Almostrecovered said:


> most of us are married and this sort of stuff gets used against you in divorce/custody


:iagree:

The OP doesn't have to think about that, or custody of kids, division of marital assets and debts.


----------



## sam83 (Jul 23, 2011)

BigBri said:


> I wouldn't call it _fun_, bro. Why is it that most everyone who responds, or sends me a PM says they wish they did this. Why didn't you guys do it? What was stopping you?

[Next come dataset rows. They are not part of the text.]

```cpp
int mmvqa_bert_create(const mmvqa_bert_desc* desc, mmvqa_bert** out);
void mmvqa_bert_destroy(mmvqa_bert* e);
int mmvqa_bert_num_tensors(const mmvqa_bert* e);
long long mmvqa_bert_param_floats(const mmvqa_bert* e);
int mmvqa_bert_tensor_info(const mmvqa_bert* e, int i, char* name, int name_cap, int* ndim, long long shape[2],
                           long long* offset);
size_t mmvqa_bert_plan(mmvqa_bert* e, int B, int T);
int mmvqa_bert_bind(mmvqa_bert* e, const float* params, void* workspace, size_t workspace_bytes);
int mmvqa_bert_forward(mmvqa_bert* e, mmvqa_stream_t s, const long long* ids, const int* len, int B, int T, float* out);
int mmvqa_bert_forward_layers(mmvqa_bert* e, mmvqa_stream_t s, const long long* ids, const int* len, int B, int T,
                              int n_layers, float* out);

typedef struct mmvqa_resample_job {
  const unsigned char* src; int sh, sw, spitch;
  int bx, by, bw, bh;
  int rw, rh;
  int ox, oy;
  int ty0, tyn;
  unsigned char* tmp;
  unsigned char* dst; int dpitch;
  const int* hb; const int* hk; int hks;
  const int* vb; const int* vk; int vks;
} mmvqa_resample_job;
size_t mmvqa_sizeof_resample_job(void);
int mmvqa_resample_coeffs(int in_size, double in0, double in1, int out_size, int* bounds, int* kk, int ksize_cap);
int mmvqa_aug_resample(mmvqa_stream_t s, const mmvqa_resample_job* jobs_dev, int njobs, int max_tmp_rows, int out_h,
                       int out_w);
// ... 30 lines not shown
```

### mm-vqa_amd/_lib.py

```python
from __future__ import annotations

import ctypes as C
import os

_HERE = os.path.dirname(os.path.abspath(__file__))
LIB_PATH = os.path.join(_HERE, "libmmvqa_hip.so")

c_f32p = C.c_void_p
c_ptr = C.c_void_p

ACT_NONE, ACT_RELU, ACT_GELU, ACT_SERF, ACT_SILU, ACT_SIGMOID = 0, 1, 2, 3, 4, 5
KIND_FWD, KIND_DGRAD, KIND_WGRAD = 0, 1, 2
PRO_NONE, PRO_AFFINE_RELU, PRO_DZ, PRO_AFFINE, PRO_AFFINE_SILU, PRO_SILU_GATE = 0, 1, 2, 3, 4, 5
EPI_PLAIN, EPI_TAP_FWD, EPI_TAP_BWD = 0, 1, 2
PREC_F32, PREC_F16 = 0, 1
SOFT_CE_HARD, SOFT_CE_UNIFORM, SOFT_CE_CATEGORY = 0, 1, 2
HEAD_MLM, HEAD_VQA, HEAD_NONE = 0, 1, 2
STAT_SLOTS = 16


class BnFold(C.Structure):
    _fields_ = [
        ("stat", c_ptr), ("slots", C.c_int), ("bwd", C.c_int), ("publish", C.c_int), ("reps", C.c_int),
        ("count", C.c_double), ("keep", C.c_double), ("eps", C.c_float), ("reserved", C.c_int),
        ("gamma", c_ptr), ("beta", c_ptr), ("mean", c_ptr), ("invstd", c_ptr),
        ("out0", c_ptr), ("out1", c_ptr), ("out2", c_ptr), ("out3", c_ptr),
        ("run_mean", c_ptr), ("run_var", c_ptr), ("nbt", c_ptr), ("dgamma", c_ptr), ("dbeta", c_ptr),
    ]


class GemmDesc(C.Structure):
    _fields_ = [
        ("M", C.c_int), ("N", C.c_int), ("K", C.c_int), ("splitk", C.c_int), ("ktiles_per_split", C.c_int),
        ("A", c_ptr), ("A2", c_ptr), ("a_c0", c_ptr), ("a_c1", c_ptr), ("a_c2", c_ptr),
        ("a_pro", C.c_int), ("a_ld", C.c_int),
        ("B", c_ptr), ("b_c0", c_ptr), ("b_c1", c_ptr), ("b_pro", C.c_int), ("b_ld", C.c_int),
        ("b_tapstride", C.c_int),
        ("g_SH", C.c_int), ("g_SW", C.c_int), ("g_Cs", C.c_int), ("g_OH", C.c_int), ("g_OW", C.c_int),
        ("g_KH", C.c_int), ("g_KW", C.c_int), ("g_stride", C.c_int), ("g_pad", C.c_int), ("g_nchw", C.c_int),
        ("C", c_ptr), ("c_ld", C.c_int), ("c_atomic", C.c_int), ("Cpre", c_ptr), ("bias", c_ptr),
        ("act", C.c_int), ("dact", C.c_int), ("Pre", c_ptr), ("pre_ld", C.c_int),
        ("drop_p", C.c_float), ("drop_seed", C.c_uint32), ("R", c_ptr), ("r_ld", C.c_int),
        ("epi_mode", C.c_int), ("tap_HW", C.c_int), ("tap_out", c_ptr), ("tap_dv", c_ptr),
        ("Mk", c_ptr), ("mk_ld", C.c_int), ("mk_s", c_ptr), ("mk_b", c_ptr),
        ("stat1", c_ptr), ("stat_bwd", C.c_int), ("Z1", c_ptr), ("z1_ld", C.c_int), ("mean1", c_ptr),
        ("invstd1", c_ptr),
        ("stat2", c_ptr), ("Z2", c_ptr), ("z2_ld", C.c_int), ("mean2", c_ptr), ("invstd2", c_ptr),
        ("colsum", c_ptr), ("gate", c_ptr), ("gate_hw", C.c_int), ("mk_mode", C.c_int), ("pixmask", c_ptr),
        ("sk_ws", c_ptr), ("sk_ws_floats", C.c_longlong),
        ("a_fold", BnFold), ("stat_slots", C.c_int), ("reserved1", C.c_int), ("sk_cnt", c_ptr), ("sk_cnt_n", C.c_int),
        ("reserved0", C.c_int),
    ]


class AttnDesc(C.Structure):
    _fields_ = [
        ("q", c_ptr), ("k", c_ptr), ("v", c_ptr), ("row_stride", C.c_int), ("head_stride", C.c_int),
        ("out", c_ptr), ("out_row_stride", C.c_int), ("out_head_stride", C.c_int),
        ("mask", c_ptr), ("mask_on_query", C.c_int), ("prev_in", c_ptr), ("prev_out", c_ptr), ("probs", c_ptr),
        ("B", C.c_int), ("T", C.c_int), ("heads", C.c_int), ("sqrt_d", C.c_float), ("drop_p", C.c_float),
        ("seed", C.c_uint32),
        ("dout", c_ptr), ("dq", c_ptr), ("dk", c_ptr), ("dv", c_ptr), ("dprev_in", c_ptr), ("dprev_out", c_ptr),
    ]


class FbAttnDesc(C.Structure):
    _fields_ = [
        ("q", c_ptr), ("q_ld", C.c_int), ("mem_k", c_ptr), ("mem_v", c_ptr), ("mem_win", C.c_longlong), ("mem_ld", C.c_int),
        ("self_k", c_ptr), ("self_v", c_ptr), ("self_ld", C.c_int), ("bias", c_ptr), ("probs", c_ptr), ("p_ld", C.c_int),
        ("out", c_ptr), ("out_ld", C.c_int), ("B", C.c_int), ("n", C.c_int), ("n_mem", C.c_int), ("T", C.c_int),
        ("scale", C.c_float), ("drop_p", C.c_float), ("seed", C.c_uint32),
        ("dout", c_ptr), ("dout_ld", C.c_int), ("dq", c_ptr), ("dq_ld", C.c_int),
        ("dself_k", c_ptr), ("dself_v", c_ptr), ("dself_ld", C.c_int), ("dmem_k", c_ptr), ("dmem_v", c_ptr), ("dbias", c_ptr),
    ]


FB_MAX_HIDDENS, FB_MAX_T = 16, 256
ENC_TRANSFORMER, ENC_REALFORMER, ENC_FEEDBACK = 0, 1, 2


class ResampleJob(C.Structure):
    _fields_ = [
        ("src", c_ptr), ("sh", C.c_int), ("sw", C.c_int), ("spitch", C.c_int),
        ("bx", C.c_int), ("by", C.c_int), ("bw", C.c_int), ("bh", C.c_int),
        ("rw", C.c_int), ("rh", C.c_int), ("ox", C.c_int), ("oy", C.c_int), ("ty0", C.c_int), ("tyn", C.c_int),
        ("tmp", c_ptr), ("dst", c_ptr), ("dpitch", C.c_int),
        ("hb", c_ptr), ("hk", c_ptr), ("hks", C.c_int), ("vb", c_ptr), ("vk", c_ptr), ("vks", C.c_int),
    ]


class AugRecord(C.Structure):
    _fields_ = [
        ("bx", C.c_int), ("by", C.c_int), ("bw", C.c_int), ("bh", C.c_int), ("ty0", C.c_int), ("tyn", C.c_int),
        ("hb", C.c_int), ("hk", C.c_int), ("hks", C.c_int), ("vb", C.c_int), ("vk", C.c_int), ("vks", C.c_int),
        ("fix", C.c_int * 6), ("op", C.c_int * 4), ("factor", C.c_float * 4),
    ]


class ModelDesc(C.Structure):
    _fields_ = [
        ("cnn", C.c_int), ("resnet_layers", C.c_int * 4), ("resnet_width", C.c_int), ("effnet_depth_div", C.c_int),
        ("encoder", C.c_int), ("hidden", C.c_int), ("heads", C.c_int), ("n_layers", C.c_int),
        ("emb_vocab", C.c_int), ("max_pos", C.c_int), ("type_vocab", C.c_int), ("num_vis", C.c_int),
        ("head_kind", C.c_int), ("n_classes", C.c_int), ("supcon", C.c_int), ("feat_dim", C.c_int),
        ("use_relu", C.c_int), ("p_drop", C.c_float), ("p_emb_drop", C.c_float), ("p_rf_drop", C.c_float),
        ("p_fb_drop", C.c_float), ("fb_tokens", C.c_int),
    ]


class BertDesc(C.Structure):
    _fields_ = [
        ("layers", C.c_int), ("hidden", C.c_int), ("heads", C.c_int), ("inter", C.c_int), ("vocab", C.c_int),
        ("max_pos", C.c_int), ("type_vocab", C.c_int), ("eps", C.c_float),
    ]


_i, _f, _d, _l, _ll, _u32, _sz = C.c_int, C.c_float, C.c_double, C.c_long, C.c_longlong, C.c_uint32, C.c_size_t
_P = c_ptr
SIGNATURES = {
    "mmvqa_version": (_i, []),
    "mmvqa_last_error": (C.c_char_p, []),
    "mmvqa_sizeof_gemm_desc": (_sz, []),
    "mmvqa_sizeof_attn_desc": (_sz, []),
    "mmvqa_sizeof_model_desc": (_sz, []),
    "mmvqa_sizeof_fb_attn_desc": (_sz, []),
    "mmvqa_sizeof_bert_desc": (_sz, []),
    "mmvqa_igemm": (_i, [C.POINTER(GemmDesc), _i, _i, _i, _P]),
    "mmvqa_attention": (_i, [C.POINTER(AttnDesc), _i, _i, _P]),
    "mmvqa_attention_len_fwd": (_i, [_P, _P, _P, _P, _i, _i, _P, _i, _i, _P, _i, _i, _i, _f]),
    "mmvqa_qkv_attention_fwd": (_i, [_P, _P, _P, _P, _P, _P, _P, _P, _i, _i, _i, _i, _f, _u32]),
    "mmvqa_fb_attention": (_i, [C.POINTER(FbAttnDesc), _i, _P]),
    "mmvqa_fb_aggregate_fwd": (_i, [_P, _P, _ll, _i, _P, _P, _l, _i]),
    "mmvqa_fb_aggregate_bwd": (_i, [_P, _P, _P, _ll, _i, _P, _P, _ll, _P, _P, _l, _i]),
    "mmvqa_geglu_fwd": (_i, [_P, _P, _P, _l, _i, _f, _u32, _u32]),
    "mmvqa_geglu_bwd": (_i, [_P, _P, _P, _P, _l, _i, _f, _u32, _u32]),
    "mmvqa_bn_coef_fwd": (_i, [_P, _P, _i, _d, _f, _P, _P, _P, _P, _P, _f, _i, _i, _P, _P, _P, _P]),
    "mmvqa_bn_coef_bwd": (_i, [_P, _P, _i, _d, _P, _P, _P, _i, _P, _P, _P, _P, _P]),
    "mmvqa_bn_add_relu": (_i, [_P, _P, _P, _P, _P, _P, _P, _P, _l, _i]),
    "mmvqa_bn_add_relu_fold": (_i, [_P, _P, C.POINTER(BnFold), _P, C.POINTER(BnFold), _P, _l, _i]),
    "mmvqa_maxpool_fwd": (_i, [_P, _P, _P, _P, _P, _P, _i, _i, _i, _i, _i, _i]),
    "mmvqa_maxpool_bwd": (_i, [_P, _P, _P, _P, _P, _P, _P, _P, _P, _P, _P, _i, _i, _i, _i, _i, _i]),
    "mmvqa_layernorm_fwd": (_i, [_P, _P, _P, _P, _P, _P, _P, _P, _P, _i, _i, _f]),
    "mmvqa_layernorm_bwd": (_i, [_P, _P, _P, _P, _P, _P, _P, _P, _P, _P, _i, _i]),
    "mmvqa_embed_fwd": (_i, [_P, _P, _P, _P, _P, _P, _P, _P, _P, _P, _P, _P, _i, _i, _i, _i, _f, _f, _u32]),
    "mmvqa_embed_bwd": (_i, [_P, _P, _P, _P, _P, _P, _P, _P, _P, _P, _P, _P, _P, _i, _i, _i, _i, _f, _u32, _i]),
    "mmvqa_meanpool_fwd": (_i, [_P, _P, _P, _P, _i, _i, _i]),
    "mmvqa_meanpool_bwd": (_i, [_P, _P, _P, _P, _i, _i, _i, _i]),
    "mmvqa_mlm_loss": (_i, [_P, _P, _i, _P, _P, _P, _P, _P, _i, _P, _f, _i, _i, _P]),
    "mmvqa_mlm_grad": (_i, [_P, _P, _i, _P, _P, _P, _i, _P, _f, _i, _i]),
    "mmvqa_asl_loss": (_i, [_P, _P, _i, _P, _P, _P, _i, _i, _i, _f, _f, _f, _f]),
    "mmvqa_l2norm_fwd": (_i, [_P, _P, _P, _P, _i, _i]),
    "mmvqa_l2norm_bwd": (_i, [_P, _P, _P, _P, _P, _i, _i]),
    "mmvqa_supcon_loss": (_i, [_P, _P, _P, _P, _P, _i, _i, _f, _f, _f]),
    "mmvqa_supcon_loss_masked": (_i, [_P, _P, _P, _P, _P, _P, _i, _i, _f, _f, _f]),
    "mmvqa_jaccard_mask": (_i, [_P] * 8 + [_i, _i]),
    "mmvqa_normalize_rows": (_i, [_P, _P, _ll, _i, _f]),
    "mmvqa_cosine_mask": (_i, [_P] * 7 + [_i, _i, _i]),
    "mmvqa_bertscore_mask": (_i, [_P] * 8 + [_i, _i, _i, _f]),
    "mmvqa_soft_ce_loss": (_i, [_P, _P, _i, _P, _P, _P, _i, _i, _i, _d, _P, _P, _P, _i, _i, _i, _f]),
    "mmvqa_distill_mse": (_i, [_P, _P, _i, _P, _i, _ll, _P, _P, _i, _i, _i, _i, _P, _P, _P, _i, _f]),
    "mmvqa_dwconv_fwd": (_i, [_P, _P, _P, _P, _P, _P, _P] + [_i] * 8),
    "mmvqa_dwconv_bwd_data": (_i, [_P] * 14 + [_i] * 8),
    "mmvqa_dwconv_bwd_weight": (_i, [_P] * 10 + [_i] * 8),
    "mmvqa_se_pool": (_i, [_P, _P, _P, _P, _P, _i, _i, _i]),
    "mmvqa_dwconv_fwd_fold": (_i, [_P, _P, _P, _P, _P, _P, _P] + [_i] * 8 + [C.POINTER(BnFold)]),
    "mmvqa_dwconv_bwd_data_fold": (_i, [_P] * 14 + [_i] * 8 + [C.POINTER(BnFold)]),
    "mmvqa_dwconv_bwd_weight_fold": (_i, [_P] * 10 + [_i] * 8 + [C.POINTER(BnFold)]),
    "mmvqa_se_pool_fold": (_i, [_P, _P, _P, _P, _P, _i, _i, _i, C.POINTER(BnFold)]),
    "mmvqa_bn_act_add_fold": (_i, [_P, _P, C.POINTER(BnFold), _i, _P, C.POINTER(BnFold), _i, _P, _l, _i]),
    "mmvqa_se_dgate": (_i, [_P, _P, _P, _P, _P, _P, _i, _i, _i]),
    "mmvqa_tap_thin_ok": (_i, [_l, _i, _i, _i]),
    "mmvqa_tap_thin_fwd": (_i, [_P] * 6 + [_l, _i, _i, _i, _i]),
    "mmvqa_tap_thin_bwd": (_i, [_P] * 7 + [_l, _i, _i, _i, _i]),
    "mmvqa_se_fc_fwd": (_i, [_P] * 10 + [_i, _i, _i]),
    "mmvqa_se_fc_bwd_scratch_floats": (_sz, [_i, _i, _i]),
    "mmvqa_se_fc_bwd": (_i, [_P] * 14 + [_i, _i, _i]),
    "mmvqa_act_bwd_stats": (_i, [_P] * 9 + [_i, _P, _P, _l, _i, _i]),
    "mmvqa_bn_act_add": (_i, [_P, _P, _P, _P, _i, _P, _P, _P, _i, _i, _P, _l, _i]),
    "mmvqa_adam": (_i, [_P, _P, _P, _P, _P, _l, _d, _d, _d, _d, _i, _f, _i]),
    "mmvqa_axpy": (_i, [_P, _P, _P, _f, _l]),
    "mmvqa_colsum": (_i, [_P, _P, _i, _i, _i, _P]),
    "mmvqa_dropout": (_i, [_P, _P, _l, _f, _u32]),
    "mmvqa_dropout_copy": (_i, [_P, _P, _P, _l, _f, _u32]),
    "mmvqa_pixmask": (_i, [_P, _P] + [_i] * 9),
    "mmvqa_sizeof_resample_job": (_sz, []),
    "mmvqa_resample_coeffs": (_i, [_i, _d, _d, _i, _P, _P, _i]),
    "mmvqa_aug_resample": (_i, [_P, _P, _i, _i, _i, _i]),
    "mmvqa_aug_rotate": (_i, [_P, _P, _P, _P, _i, _i, _i]),
    "mmvqa_aug_jitter_round": (_i, [_P, _P, _P, _P, _P, _i, _i]),
    "mmvqa_aug_to_tensor": (_i, [_P, _P, _P, _i, _i, _P, _P]),
    "mmvqa_sizeof_aug_record": (_sz, []),
    "mmvqa_aug_train_fused": (_i, [_P, _P, _P, _P, _P, _i, _i, _P, _P]),
    "mmvqa_aug_train_fused_views": (_i, [_P, _P, _P, _P, _P, _P, _i, _i, _i, _P, _P]),
    "mmvqa_aug_train_fused_fits": (_i, [_i]),
    "mmvqa_low_priority_stream": (_i, [C.POINTER(_P), C.POINTER(_i)]),
    "mmvqa_stream_priority": (_i, [_P, C.POINTER(_i)]),
    "mmvqa_bert_create": (_i, [C.POINTER(BertDesc), C.POINTER(_P)]),
    "mmvqa_bert_destroy": (None, [_P]),
    "mmvqa_bert_num_tensors": (_i, [_P]),
    "mmvqa_bert_param_floats": (_ll, [_P]),
    "mmvqa_bert_tensor_info": (_i, [_P, _i, C.c_char_p, _i, C.POINTER(_i), C.POINTER(_ll * 2), C.POINTER(_ll)]),
    "mmvqa_bert_plan": (_sz, [_P, _i, _i]),
    "mmvqa_bert_bind": (_i, [_P, _P, _P, _sz]),
    "mmvqa_bert_forward": (_i, [_P, _P, _P, _P, _i, _i, _P]),
    "mmvqa_bert_forward_layers": (_i, [_P, _P, _P, _P, _i, _i, _i, _P]),
    "mmvqa_engine_create": (_i, [C.POINTER(ModelDesc), C.POINTER(_P)]),
    "mmvqa_engine_destroy": (None, [_P]),
    "mmvqa_engine_num_tensors": (_i, [_P]),
    "mmvqa_engine_tensor_info": (_i, [_P, _i, C.c_char_p, _i, C.POINTER(_i), C.POINTER(_i), C.POINTER(_ll * 4),
                                      C.POINTER(_ll), C.POINTER(_i)]),
    "mmvqa_engine_param_floats": (_ll, [_P]),
    "mmvqa_engine_buf_floats": (_ll, [_P]),
    "mmvqa_engine_nbt_count": (_ll, [_P]),
    "mmvqa_engine_plan": (_sz, [_P, _i, _i, _i, _i]),
    "mmvqa_engine_bind": (_i, [_P, _P, _P, _P, _P, _P, _sz]),
    "mmvqa_engine_forward": (_i, [_P, _P, _P, _P, _P, _P, _P, _i, _P, _i, _u32]),
    "mmvqa_engine_backward": (_i, [_P, _P, _P, _i, _P]),
    "mmvqa_engine_backward_feature": (_i, [_P, _P, _P, _i, _P]),
    "mmvqa_engine_feature_map": (_i, [_P, C.POINTER(_P), C.POINTER(_i), C.POINTER(_i), C.POINTER(_i)]),
    "mmvqa_gradcam": (_i, [_P, _P, _P, _i, _i, _i, _i, _P, _P, _P, _i, _i, _P, _P, _f, _P]),
    "mmvqa_engine_set_grad_callback": (_i, [_P, _P, _P]),
    "mmvqa_engine_tune": (_i, [_P, _i]),
    "mmvqa_amp_unscale": (_i, [_P, _P, _l, _P, _P, _i]),
    "mmvqa_amp_update_scale": (_i, [_P, _P, _P, _P, _d, _d, _i]),
    "mmvqa_engine_set_precision": (_i, [_P, _i]),
    "mmvqa_engine_profile": (_i, [_P, _i]),
    "mmvqa_engine_profile_read": (_i, [_P, _i, C.POINTER(_ll), C.POINTER(_d), C.POINTER(_d)]),
    "mmvqa_engine_profile_read_region": (_i, [_P, _i, _i, C.POINTER(_ll), C.POINTER(_d), C.POINTER(_d)]),
    "mmvqa_engine_profile_read_hbm": (_i, [_P, _i, C.POINTER(_ll), C.POINTER(_d), C.POINTER(_d)]),
}
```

that's what I'm asking myself every time I read a thread here man why the hell u stay and want her back and it's not always about children as I saw in some threads I think u and ahhmaan only cut it forever here


----------



## the guy (Aug 3, 2010)

I get it, that was some of the replyies....suprise with insults and even one that new and didn't tell you.

Its BS...extreme BS to think that this or any thread is "fun", folks on TAM are hurting and looking for support. 

I also have one issue with "the double betrayal" and out of all the OM my wife was with the "friend" will get his @ss kicked, all others I could care less but when a "friend" sleeps with your troubled wife then its on.

Some day I will run into so called friend and there will be a reckoning.


I quess I would be doing alot of fighting if I could even find the rest of them, but they were strangers to me and it was all my wifes doing. But to have a friend also betray you knowing you have a cheating wife and to take advandage of my troubled marriage is just wrong and my "friends" day will come.


----------



## Jellybeans (Mar 8, 2011)

lordmayhem said:


> :iagree:
> The OP doesn't have to think about that, or custody of kids, division of marital assets and debts.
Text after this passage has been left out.